The most common and aggressive type of ovarian cancer, ovarian carcinoma, leaves a dark trail. Science has learned too little and most women learn too late to treat the deadly disease. Now Cornell scientists have found ovarian carcinoma’s first proven origin cells and uncovered clues for finding similar sources of other cancers. Published in Nature in March 2013, the study opens paths for new screening methods to detect cancer earlier and increase treatment chances in the ovaries and beyond.

Most organs have stem-cells, which help healing and development, but many cancers start when such cells go astray. Using a novel cell location technique never before used in ovaries, the Cornell study uncovered a nest (niche) of particularly cancer-prone stem cells at an area in the ovaries where different tissue types meet. It provides the most direct proof yet that vulnerable stem cells can nest near such tissue junctions, which occur throughout the body.

“Poor understanding of ovarian cancer’s development has posed the biggest roadblock to helping its victims,” said Dr. Alexander Nikitin, pathology professor at Cornell’s College of Veterinary Medicine and leader of the Cornell Stem Cell Program. “We have found what is very likely to be the source of cells from which ovarian carcinoma arises, as well as the strongest suggestion yet that cancer-prone stem cells can nest in tissue junctions. This could spur new discoveries of cancer-prone stem cell niches throughout the body, revealing new ways to screen for and diagnose several different cancers.”
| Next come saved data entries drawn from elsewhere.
constexpr int kFreeCapMax = 8;
template <int CNT, int U>
__device__ __forceinline__ void free_row_dots(const double* __restrict__ x,
                                               const double* const* __restrict__ xj,
                                               const bool* self, const double* __restrict__ y1,
                                               int n, double* rs_out, double* acc_out) {
  double rs = 0.0;
  double acc[CNT > 0 ? CNT : 1];
#pragma unroll
  for (int c = 0; c < CNT; ++c) acc[c] = 0.0;
  for (int k0 = 2 * threadIdx.x; k0 < n; k0 += 512 * U) {
    double2 a[U], yy[U], b[U][CNT > 0 ? CNT : 1];
#pragma unroll
    for (int u = 0; u < U; ++u) {
      const int k = k0 + 512 * u;
      const bool in = k < n;
      a[u] = in ? *reinterpret_cast<const double2*>(x + k) : make_double2(0.0, 0.0);
      yy[u] = in ? *reinterpret_cast<const double2*>(y1 + k) : make_double2(0.0, 0.0);
#pragma unroll
      for (int c = 0; c < CNT; ++c)
        b[u][c] = (in && !self[c]) ? *reinterpret_cast<const double2*>(xj[c] + k)
                                   : make_double2(0.0, 0.0);
    }
#pragma unroll
    for (int u = 0; u < U; ++u) {
      const int k = k0 + 512 * u;
      if (k + 1 >= n) {
        a[u].y = 0.0;
        yy[u].y = 0.0;
#pragma unroll
        for (int c = 0; c < CNT; ++c) b[u][c].y = 0.0;
      }
      rs = __builtin_fma(a[u].x, yy[u].x, rs);
      rs = __builtin_fma(a[u].y, yy[u].y, rs);
#pragma unroll
      for (int c = 0; c < CNT; ++c) {
        const double2 bb = self[c] ? a[u] : b[u][c];
        acc[c] = __builtin_fma(a[u].x, bb.x, acc[c]);
        acc[c] = __builtin_fma(a[u].y, bb.y, acc[c]);
      }
    }
  }
  *rs_out = rs;
#pragma unroll
  for (int c = 0; c < CNT; ++c) acc_out[c] = acc[c];
}
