template <int BNF, int LDS_BYTES, bool GN, class Pix>
SF_DEV void conv_tile_epilogue(const ConvArgs& a, char* lds, const f32x4 (&acc)[4][BNF / 2], const bool loader, const int wm, const int wn,
                               const int lane, const int nt, const int mt, double* __restrict__ gn_part, const int gn_cg, Pix pix,
                               const int grp = 0) {
  constexpr int WNF = BNF / 2;
  constexpr int COLS = 16 * BNF, F4 = COLS / 4, RPP = 512 / F4, PITCH = COLS + 4;
  static_assert(128 * PITCH * 4 <= LDS_BYTES, "the output tile fits the staging buffers");
  float* ot = reinterpret_cast<float*>(lds);
  sf_lds_barrier();
  if (!loader) {
#pragma unroll
    for (int i = 0; i < 4; ++i)
#pragma unroll
      for (int n = 0; n < WNF; ++n)
#pragma unroll
        for (int r = 0; r < 4; ++r)
          ot[(wm * 64 + i * 16 + (lane >> 4) * 4 + r) * PITCH + (wn * WNF + n) * 16 + (lane & 15)] = acc[i][n][r];
  }
  sf_sync();
  const int tid = threadIdx.x;
  const int c4 = tid % F4, r0 = tid / F4;
  const int col = nt * COLS + c4 * 4;
  const bool cok = col < a.Cout;
  if (a.groups > 1) {
    const long Mrows = (long)a.B * a.Ho * a.Wo;
    if (col < a.npad) {
#pragma unroll 4
      for (int row = r0; row < 128; row += RPP) {
        const long m = pix(row);
        if (m >= 0) *reinterpret_cast<f32x4*>(a.ws + (grp * Mrows + m) * a.npad + col) = *reinterpret_cast<const f32x4*>(ot + row * PITCH + c4 * 4);
      }
    }
    return;
  }
  f32x4 bv = f32x4{0.f, 0.f, 0.f, 0.f};
  if (cok && a.bias) bv = *reinterpret_cast<const f32x4*>(a.bias + col);
  if (a.pixshuf) {
    if (cok) {
      const int hw = a.Ho * a.Wo;
#pragma unroll 4
      for (int row = r0; row < 128; row += RPP) {
        const long m = pix(row);
        if (m < 0) continue;
        const f32x4 v = *reinterpret_cast<const f32x4*>(ot + row * PITCH + c4 * 4) + bv;
        const int b = (int)(m / hw), rr = (int)(m - (long)b * hw);
        const int oy = rr / a.Wo, ox = rr - oy * a.Wo;
        float* o = a.out + (((long)b * (2 * a.Ho) + 2 * oy) * (2 * a.Wo) + 2 * ox) * a.ldc + a.co_off + (col >> 2);
        o[0] = sf_silu(v[0]);
        o[a.ldc] = sf_silu(v[1]);
        o[(long)2 * a.Wo * a.ldc] = sf_silu(v[2]);
        o[(long)(2 * a.Wo + 1) * a.ldc] = sf_silu(v[3]);
      }
    }
    return;
  }
  float gs = 0.0f, gq = 0.0f;
#pragma unroll 4
  for (int row = r0; row < 128; row += RPP) {
    const long m = pix(row);
    if (!cok || m < 0) continue;
    f32x4 v = *reinterpret_cast<const f32x4*>(ot + row * PITCH + c4 * 4) + bv;
    const long o = m * a.ldc + a.co_off + col;
    if (a.resid) v += *reinterpret_cast<const f32x4*>(a.resid + o);
    if (a.accum) v += *reinterpret_cast<const f32x4*>(a.out + o);
    if (a.relu == 1) {
#pragma unroll
      for (int j = 0; j < 4; ++j) v[j] = fmaxf(v[j], 0.0f);
    } else if (a.relu == 2) {
#pragma unroll
      for (int j = 0; j < 4; ++j) v[j] = 0.5f * v[j] * (1.0f + erff(v[j] * 0.70710678118654752f));
    }
    *reinterpret_cast<f32x4*>(a.out + o) = v;
    if (a.ws) {
      bf16x4 tw;
      tw[0] = (sf_opnd)v[0]; tw[1] = (sf_opnd)v[1]; tw[2] = (sf_opnd)v[2]; tw[3] = (sf_opnd)v[3];
      *reinterpret_cast<bf16x4*>(reinterpret_cast<sf_opnd*>(a.ws) + m * a.Cout + col) = tw;
    }
    if (GN) {
#pragma unroll
      for (int j = 0; j < 4; ++j) { gs += v[j]; gq = fmaf(v[j], v[j], gq); }
    }
  }
  if (GN) {
    SF_SHARED float red[2][512];
    red[0][tid] = gs; red[1][tid] = gq;
    sf_sync();
    const int gpt = COLS / gn_cg;
    if (tid < gpt) {
      const int gcol = nt * COLS + tid * gn_cg;
      if (gcol < a.Cout) {
        double s = 0.0, q = 0.0;
        for (int f = tid * (gn_cg >> 2); f < (tid + 1) * (gn_cg >> 2); ++f)
          for (int rr = 0; rr < RPP; ++rr) { s += (double)red[0][rr * F4 + f]; q += (double)red[1][rr * F4 + f]; }
        double* o = gn_part + ((long)mt * (a.Cout / gn_cg) + gcol / gn_cg) * 2;
        o[0] = s; o[1] = q;
      }
    }
  }
}
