@@ -283,6 +286,9 @@
   if ((e = hipMalloc(&h->d_pace_acc, sizeof(unsigned long long))) != hipSuccess) return fail("hipMalloc(pace samples)", e);
   if ((e = hipMemset(h->d_pace_acc, 0, sizeof(unsigned long long))) != hipSuccess) return fail("hipMemset", e);
   if ((e = hipMemset(h->d_dyn, 0, dyn_b)) != hipSuccess) return fail("hipMemset", e);
+  const size_t kin_b = (size_t)n_envs * KIN_STRIDE * sizeof(float);
+  if ((e = hipMalloc(&h->d_kin, kin_b)) != hipSuccess) return fail("hipMalloc(kinematics)", e);
+  if ((e = hipMemset(h->d_kin, 0, kin_b)) != hipSuccess) return fail("hipMemset", e);
   if ((e = hipMemset(h->d_terrain, 0, ter_b)) != hipSuccess) return fail("hipMemset", e);
   {
     uint32_t* tmp = new uint32_t[(size_t)n_envs * MOCCA_TASK_WORDS]();
@@ -311,6 +317,7 @@
   if (!h) return MOCCA_OK;
   if (h->d_model) (void)hipFree(h->d_model);
   if (h->d_dyn) (void)hipFree(h->d_dyn);
+  if (h->d_kin) (void)hipFree(h->d_kin);
   if (h->d_task) (void)hipFree(h->d_task);
   if (h->d_terrain) (void)hipFree(h->d_terrain);
   if (h->d_traj) (void)hipFree(h->d_traj);
@@ -363,9 +370,17 @@
   a.ep_ret = h->d_ep_ret; a.ep_masks = h->ep_masks; a.ep_bad = h->ep_bad; a.ep_totals = h->ep_totals;
   a.hf = h->d_hf; a.hf_rows = h->hf_rows; a.hf_cols = h->hf_cols; a.hf_scale = h->hf_scale;
   a.robot_state = h->d_ctrl_params ? h->d_robot_state : nullptr;
+  a.kin = h->d_kin; a.kin_carry = h->kin_carry;
   return a;
 }
+static hipError_t invalidate_kin(mocca_handle h, hipStream_t s) {
+  return hipMemset2DAsync(h->d_kin + KIN_VALID, KIN_STRIDE * sizeof(float), 0, sizeof(float), h->n_envs, s);
+}
 static int flush_pending(mocca_handle h, hipStream_t s) {
+  if (h->kin_stale) {
+    HIP_TRY(h, invalidate_kin(h, s));
+    h->kin_stale = false;
+  }
   if (!h->gain_pending) return MOCCA_OK;
   hipLaunchKernelGGL(set_task_word_kernel, dim3((h->n_envs + 255) / 256), dim3(256), 0, s, h->d_task, (int)MOCCA_TW_APPLIED_GAIN, (const float*)nullptr, h->gain, 1, h->n_envs);
   HIP_TRY(h, hipGetLastError());
@@ -722,6 +737,7 @@
   const size_t w = (size_t)mocca_state_dim(h) * sizeof(float);
   HIP_TRY(h, hipMemcpy2DAsync(h->d_dyn, DYN_STRIDE * sizeof(float), state_dev, w, w, h->n_envs, hipMemcpyDeviceToDevice,
                               (hipStream_t)stream));
+  HIP_TRY(h, invalidate_kin(h, (hipStream_t)stream));
   return MOCCA_OK;
 }
 int mocca_get_task(mocca_handle h, uint32_t* task_dev, void* stream) {
@@ -786,7 +802,9 @@
     case MOCCA_PARAM_KERNEL_VARIANT:
       if (value != 0 && value != 1 && value != 2) { h->err = "MOCCA_PARAM_KERNEL_VARIANT is 0 (automatic), 1 (force the 48-row instance) or 2 (force the 64-row instance)"; return MOCCA_E_ARG; }
       if (value == 1 && h->wide) { h->err = "MOCCA_PARAM_KERNEL_VARIANT = 1: this blob needs the 64-row instance (caps beyond 48 rows / 12 contacts, or sweep_alternate)"; return MOCCA_E_ARG; }
+      if (h->force_full != (int)value) h->kin_stale = true;
       h->force_full = (int)value; break;
+    case MOCCA_PARAM_KIN_CARRY: h->kin_carry = value != 0; break;
     default: h->err = "unknown parameter id"; return MOCCA_E_ARG;
   }
   return MOCCA_OK;
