# astojanov/Clover

Measured on AMD Instinct MI355X. Metric: int4 GEMV (CloverMatrix4::mvm) effective GB/s, algorithmic operand bytes / time, higher is better.
Workload: dtype int4; 1 GPU; CloverMatrix4::mvm 65536x65536 int4 (65536x65536 per GPU; preset c3: BASELINE configs[2] per GPU), x and result CloverVector4, STOCHASTIC_ROUNDING_DISABLED, bit-exact reference order; rows_per_gpu=65536, cols=65536, parallelism=row-shard x1, settle_launches=168

## Files before the change

clover_amd/csrc/matrix4.hip:

```cpp
#include "rng_device.h"

#include <stdlib.h>
#include <string.h>


#define MVM_CHUNK 65536u

template <int U, bool NT>
__device__ __forceinline__ void mvm_steps(const u32x4 *__restrict__ Ap, const u32x4 *xs, const float *cs, int q,
                                          uint32_t t0, float &a0, float &a1, float &a2, float &a3)
{
    u32x4 a[U];
#pragma unroll
    for (int u = 0; u < U; u++) a[u] = NT ? __builtin_nontemporal_load(&Ap[4 * (t0 + u) + q]) : Ap[4 * (t0 + u) + q];
#pragma unroll
    for (int u = 0; u < U; u++) {
        const u32x4 xv = xs[4 * (t0 + u) + q];
        const float c = cs[2 * (t0 + u) + (q >> 1)];
        a0 = __builtin_fmaf(c, (float)sdot8(a[u].x, xv.x, 0), a0);
        a1 = __builtin_fmaf(c, (float)sdot8(a[u].y, xv.y, 0), a1);
        a2 = __builtin_fmaf(c, (float)sdot8(a[u].z, xv.z, 0), a2);
        a3 = __builtin_fmaf(c, (float)sdot8(a[u].w, xv.w, 0), a3);
    }
}

template <int U, bool NT>
__device__ __forceinline__ void mvm_steps8(const u32x2 *__restrict__ Ap, const u32x2 *xs, const float *cs, int e, uint32_t t0, float &a0,
                                           float &a1)
{
    u32x2 a[U];
#pragma unroll
    for (int u = 0; u < U; u++) a[u] = NT ? __builtin_nontemporal_load(&Ap[8 * (t0 + u) + e]) : Ap[8 * (t0 + u) + e];
#pragma unroll
    for (int u = 0; u < U; u++) {
        const u32x2 xv = xs[8 * (t0 + u) + e];
        const float c = cs[2 * (t0 + u) + (e >> 2)];
        a0 = __builtin_fmaf(c, (float)sdot8(a[u].x, xv.x, 0), a0);
        a1 = __builtin_fmaf(c, (float)sdot8(a[u].y, xv.y, 0), a1);
    }
}

__device__ __forceinline__ int requantize_wave(float d, float noise, uint32_t *r_words, float *sr, float *scale)
{
    const int lane = threadIdx.x & 63;
    float m = wave_max(__builtin_fabsf(d));
    m = fix_zero_max(m);
    const float k = 7.0f / m;
    const int qv = quant1(d, k, noise);
    if (r_words) {
        uint32_t w = ((uint32_t)qv & 0xFu) << nib_shift(lane & 7);
        w |= __shfl_xor(w, 1);
        w |= __shfl_xor(w, 2);
        w |= __shfl_xor(w, 4);
        if ((lane & 7) == 0) r_words[lane >> 3] = w;
        if (lane == 0) *sr = m;
    }
    *scale = m;
    return qv;
}

struct MvmFuse {
    const uint32_t *qu;
    const float *su;
    float a;
    uint32_t *r2;
    float *sr2;
};

template <int U, bool NT, bool ST, bool FUSE, int L = 4>
__global__ __launch_bounds__(64 * L) void k_m4_mvm64(const uint8_t *__restrict__ A, const float *__restrict__ sA,
                                                  uint64_t cols, const uint8_t *__restrict__ x, const float *__restrict__ sx,
                                                  float *__restrict__ d_out, uint32_t *r, float *sr,
                                                  uint64_t *rng_state, uint64_t seq, const uint64_t *__restrict__ pow_rows, MvmFuse fuse)
{
    extern __shared__ __attribute__((aligned(16))) char smem[];
    u32x4 *xs = reinterpret_cast<u32x4 *>(smem);
    float *cs = reinterpret_cast<float *>(smem + MVM_CHUNK / 2);
    float *dsh = cs + MVM_CHUNK / 64;
    uint64_t *rbase = reinterpret_cast<uint64_t *>(dsh + 64);
    uint64_t *raw = rbase + 4;
    uint64_t *rbase2 = raw + 8, *raw2 = rbase2 + 4;
    if (ST) {
        const uint64_t a0 = rng_workgroup_begin(rng_state, seq, pow_rows, blockIdx.x, 1, (FUSE ? 4ull : 2ull) * gridDim.x, rbase);
        if (FUSE) {
            const uint64_t b2 = wave_pow_apply(pow_rows, a0, (uint64_t)gridDim.x + blockIdx.x, 1);
            if ((threadIdx.x & 63) == 0) rbase2[threadIdx.x >> 6] = b2;
        }
    }
    uint32_t fuse_w = 0;
    float fuse_s = 0.0f;
    if (FUSE && threadIdx.x < 64) {
        fuse_w = fuse.qu[blockIdx.x * 8 + (threadIdx.x >> 3)];
        fuse_s = fuse.su[blockIdx.x];
    }

    static_assert(L == 4 || (L == 8 && !ST), "the stochastic epilogue assumes 4 waves");
    constexpr int THREADS = 64 * L;
    const uint64_t rb = blockIdx.x;
    const int tid = threadIdx.x;
    const int q = tid & (L - 1);
    const int rho = tid / L;
    const uint64_t row = rb * 64 + rho;
    const u32x4 *Arow = reinterpret_cast<const u32x4 *>(A + row * (cols / 2));
    const float *sArow = sA + rb * (cols / 64);

    float a0 = 0.0f, a1 = 0.0f, a2 = 0.0f, a3 = 0.0f;

    for (uint64_t c0 = 0; c0 < cols; c0 += MVM_CHUNK) {
        const uint32_t cw = (uint32_t)((cols - c0) < MVM_CHUNK ? (cols - c0) : MVM_CHUNK);
        if (c0) __syncthreads();
        const u32x4 *xg = reinterpret_cast<const u32x4 *>(x + c0 / 2);
        {
            constexpr int NX = MVM_CHUNK / 32 / THREADS;
            constexpr int NC = MVM_CHUNK / 64 / THREADS;
            u32x4 xr[NX];
            float sa[NC], sv[NC];
            const uint32_t nx = cw / 32, nc = cw / 64;
#pragma unroll
            for (int k = 0; k < NX; k++) { const uint32_t i = tid + THREADS * k; xr[k] = xg[i < nx ? i : 0]; }
#pragma unroll
            for (int k = 0; k < NC; k++) {
                const uint32_t i = tid + THREADS * k, ii = i < nc ? i : 0;
                sa[k] = sArow[c0 / 64 + ii];
                sv[k] = sx[c0 / 64 + ii];
            }
#pragma unroll
            for (int k = 0; k < NX; k++) { const uint32_t i = tid + THREADS * k; if (i < nx) xs[i] = xr[k]; }
#pragma unroll
            for (int k = 0; k < NC; k++) { const uint32_t i = tid + THREADS * k; if (i < nc) cs[i] = (sa[k] * CLV_RCP49) * sv[k]; }
        }
        __syncthreads();

        const u32x4 *Ap = Arow + c0 / 32;
        const uint32_t npairs = cw / 128;
        uint32_t t = 0;
        if constexpr (L == 4) {
            for (; t + U <= npairs; t += U) mvm_steps<U, NT>(Ap, xs, cs, q, t, a0, a1, a2, a3);
            for (; t < npairs; t++) mvm_steps<1, NT>(Ap, xs, cs, q, t, a0, a1, a2, a3);
        } else {
            const u32x2 *Ap8 = reinterpret_cast<const u32x2 *>(Ap);
            const u32x2 *xs8 = reinterpret_cast<const u32x2 *>(xs);
            for (; t + U <= npairs; t += U) mvm_steps8<U, NT>(Ap8, xs8, cs, q, t, a0, a1);
            for (; t < npairs; t++) mvm_steps8<1, NT>(Ap8, xs8, cs, q, t, a0, a1);
        }
    }

    const float v0 = a0 + __shfl_xor(a0, 2);
    const float v1 = a1 + __shfl_xor(a1, 2);
    const float v2 = a2 + __shfl_xor(a2, 2);
    const float v3 = a3 + __shfl_xor(a3, 2);
    const float x0 = v0 + __shfl_xor(v0, 1);
    const float x1 = v1 + __shfl_xor(v1, 1);
    const float x2 = v2 + __shfl_xor(v2, 1);
    const float x3 = v3 + __shfl_xor(v3, 1);
    float dot = (x0 + x2) + (x1 + x3);
    if constexpr (L == 8) {
        const float u0 = a0 + __shfl_xor(a0, 4), u1 = a1 + __shfl_xor(a1, 4);
        const float y0 = u0 + __shfl_xor(u0, 2), y1 = u1 + __shfl_xor(u1, 2);
        const float z0 = y0 + __shfl_xor(y0, 1), z1 = y1 + __shfl_xor(y1, 1);
        dot = z0 + z1;
    }

    if (q == 0) {
        dsh[rho] = dot;
        if (d_out) d_out[row] = dot;
    }
    if (ST && tid < 4) {
        gen_blocks(rbase[tid], 1, raw, tid);
        if (FUSE) gen_blocks(rbase2[tid], 1, raw2, tid);
    }
    __syncthreads();
    if ((r || FUSE) && tid < 64) {
        float noise = 0.0f;
        if (ST) {
            const int grp = tid & 7, j = tid >> 3;
            noise = noise_of(reinterpret_cast<const uint32_t *>(raw + (size_t)(grp >> 2) * 4)[j], grp & 3);
        }
        float m;
        const int qv = requantize_wave(dsh[tid], noise, r ? r + rb * 8 : nullptr, r ? sr + rb : nullptr, &m);
        if (FUSE) {
            const float su7 = div7(fuse_s), sv7 = div7(m * fuse.a);
            const float val = __builtin_fmaf((float)qv, sv7, (float)unpack1(fuse_w, tid & 7) * su7);
            float noise2 = 0.0f;
            if (ST) {
                const int g = (tid & 7) ^ 1, j = tid >> 3;
                noise2 = noise_of(reinterpret_cast<const uint32_t *>(raw2 + (size_t)(g >> 2) * 4)[j], g & 3);
            }
            float m2;
            requantize_wave(val, noise2, fuse.r2 + rb * 8, fuse.sr2 + rb, &m2);
        }
    }
}

__global__ __launch_bounds__(256) void k_m4_quantize_strip(const float *__restrict__ A, uint64_t cols, uint32_t *__restrict__ q,
                                                           float *__restrict__ s, uint32_t strips_x, uint32_t tiles_x)
{
    __shared__ float sh[4][4];
    const uint32_t sj = blockIdx.x % strips_x;
    const uint64_t bi = blockIdx.x / strips_x;
    const int wave = threadIdx.x >> 6, lane = threadIdx.x & 63;
    const uint64_t col = (uint64_t)sj * 256 + 4 * lane;
    const bool live = col < cols;
    const uint64_t row0 = bi * 64 + wave * 16;

    f32x4 v[16];
    float m = 0.0f;
#pragma unroll
    for (int r = 0; r < 16; r++) {
        v[r] = live ? __builtin_nontemporal_load(reinterpret_cast<const f32x4 *>(A + (row0 + r) * cols + col)) : f32x4{0.0f, 0.0f, 0.0f, 0.0f};
        m = fmaxf(m, fmaxf(fmaxf(__builtin_fabsf(v[r].x), __builtin_fabsf(v[r].y)), fmaxf(__builtin_fabsf(v[r].z), __builtin_fabsf(v[r].w))));
    }
    m = row16_max(m);
    if ((lane & 15) == 0) sh[wave][lane >> 4] = m;
    __syncthreads();
    const int t = lane >> 4;
    m = fix_zero_max(fmaxf(fmaxf(sh[0][t], sh[1][t]), fmaxf(sh[2][t], sh[3][t])));
    const float k = 7.0f / m;
    if (wave == 0 && (lane & 15) == 0 && live) s[bi * tiles_x + sj * 4 + t] = m;
    const int odd = lane & 1;
#pragma unroll
    for (int r = 0; r < 16; r += 2) {
        const uint32_t h0 = quant_pack4(v[r], k), h1 = quant_pack4(v[r + 1], k);
        const uint32_t give = odd ? h0 : h1;
        const uint32_t recv = (uint32_t)__builtin_amdgcn_update_dpp(0, (int)give, 0xB1, 0xF, 0xF, false);
        const uint32_t word = odd ? (recv | (h1 << 16)) : (h0 | (recv << 16));
        if (live) __builtin_nontemporal_store(word, &q[((row0 + r + odd) * cols + (col & ~7ull)) / 8]);
    }
}

__global__ __launch_bounds__(256) void k_m4_gemm_simple(const uint8_t *__restrict__ A, const float *__restrict__ sA, uint64_t M,
                                                        uint64_t K, const uint8_t *__restrict__ B, const float *__restrict__ sB,
                                                        uint64_t N, float *__restrict__ C)
{
    const uint64_t j = (uint64_t)blockIdx.x * 16 + (threadIdx.x & 15);
    const uint64_t i = (uint64_t)blockIdx.y * 16 + (threadIdx.x >> 4);
    if (i >= M || j >= N) return;
    const uint64_t kb = K / 64;
    const u32x4 *a = reinterpret_cast<const u32x4 *>(A + i * (K / 2));
    const u32x4 *b = reinterpret_cast<const u32x4 *>(B + j * (K / 2));
    const float *sa = sA + (i >> 6) * kb;
    const float *sb = sB + (j >> 6) * kb;
    float acc = 0.0f;
    for (uint64_t blk = 0; blk < kb; blk++) {
        const int S = dot32(a[2 * blk], b[2 * blk]) + dot32(a[2 * blk + 1], b[2 * blk + 1]);
        const float c = (sa[blk] * CLV_RCP49) * sb[blk];
        acc = __builtin_fmaf(c, (float)S, acc);
    }
    C[i * N + j] = acc;
}

template <bool NT>
__global__ __launch_bounds__(256) void k_m4_restore(const uint32_t *__restrict__ q, const float *__restrict__ s, f32x4 *__restrict__ A,
                                                    uint64_t nquads, uint64_t cols)
{
    const uint64_t f0 = ((uint64_t)blockIdx.x * 4 + (threadIdx.x >> 6)) * 256;
    const int lane = threadIdx.x & 63;
    const uint64_t tiles_x = cols / 64;
    uint32_t wd[4];
    float sc[4];
#pragma unroll
    for (int j = 0; j < 4; j++) {
        const uint64_t f = f0 + 64 * j + lane, fc = f < nquads ? f : 0;
        const uint64_t e = fc * 4, row = e / cols, col = e - row * cols;
        wd[j] = q[fc >> 1];
        sc[j] = s[(row >> 6) * tiles_x + (col >> 6)];
    }
#pragma unroll
    for (int j = 0; j < 4; j++) {
        const uint64_t f = f0 + 64 * j + lane;
        const uint32_t hw = wd[j] >> (16 * (lane & 1));
        const float k = div7(sc[j]);
        f32x4 v;
        v.x = (float)(((int)(hw << 24)) >> 28) * k;
        v.y = (float)(((int)(hw << 28)) >> 28) * k;
        v.z = (float)(((int)(hw << 16)) >> 28) * k;
        v.w = (float)(((int)(hw << 20)) >> 28) * k;
        if (f < nquads) {
            if (NT) __builtin_nontemporal_store(v, &A[f]);
            else A[f] = v;
        }
    }
}

int clm4_quantize_stochastic(const float *A, uint64_t rows, uint64_t cols, int8_t *q, float *s, uint64_t *rng, hipStream_t st);
int clm4_gemm_mfma(const int8_t *A, const float *sA, uint64_t M, uint64_t K, const int8_t *B, const float *sB, uint64_t N, float *C, hipStream_t st);
int clm4_gemm_fp6(const int8_t *A, const float *sA, uint64_t M, uint64_t K, const int8_t *B, const float *sB, uint64_t N, float *C, hipStream_t st);

#define MVM_LDS_BYTES (MVM_CHUNK / 2 + (MVM_CHUNK / 64) * sizeof(float) + 64 * sizeof(float) + 256)
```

A woman's risk of getting aggressive ovarian cancer in her lifetime is about 1 in 72, according to the American Cancer Society. Once diagnosed, 70% will die within five years. No good screening tests exist, but uncovering a specific location that seeds it could let people catch it earlier and change those chances for the better.

Nikitin’s lab found the new cancer-prone stem cell niche using direct lineage tracing, a new technique that labels and tracks cells. The niche, found near the junction of the ovaries and the uterine tube (also known as the Fallopian tube), houses stem cells that regenerate the ovarian surface epithelium, a cover that opens when females ovulate and must grow back each time.

But Nikitin’s team found that these cells turned cancerous when two important tumor suppressor genes p53 and Rb were deleted. These genes have been shown to be inactive in human ovarian carcinoma. Nikitin’s lab had previously proven that properly functioning p53 and Rb protected against ovarian carcinoma development in the mouse.

The new study showed that newly discovered stem cells without p53 and Rb grew faster and showed more aggressive metastatic behavior compared to more mature cells. Nikitin is now working on leveraging his lab’s discoveries to find cancer-prone stem cells at similar junction areas in human ovaries and other places where two different types of tissue converge, such as the esophagus and stomach, anus and rectum, and different parts of the uterus. Such junctions are breeding grounds for tumors.

“Until now, we have had no explanation for why so many tumors form at junction sites,” said Nikitin. “Our study suggests new undiscovered stem cell niches might occur beyond the ovaries. It’s likely to lead scientists to search for similar cancer-prone stem cell niches at other junctions, which could lead to specific diagnostic screening tests to detect cancers earlier.”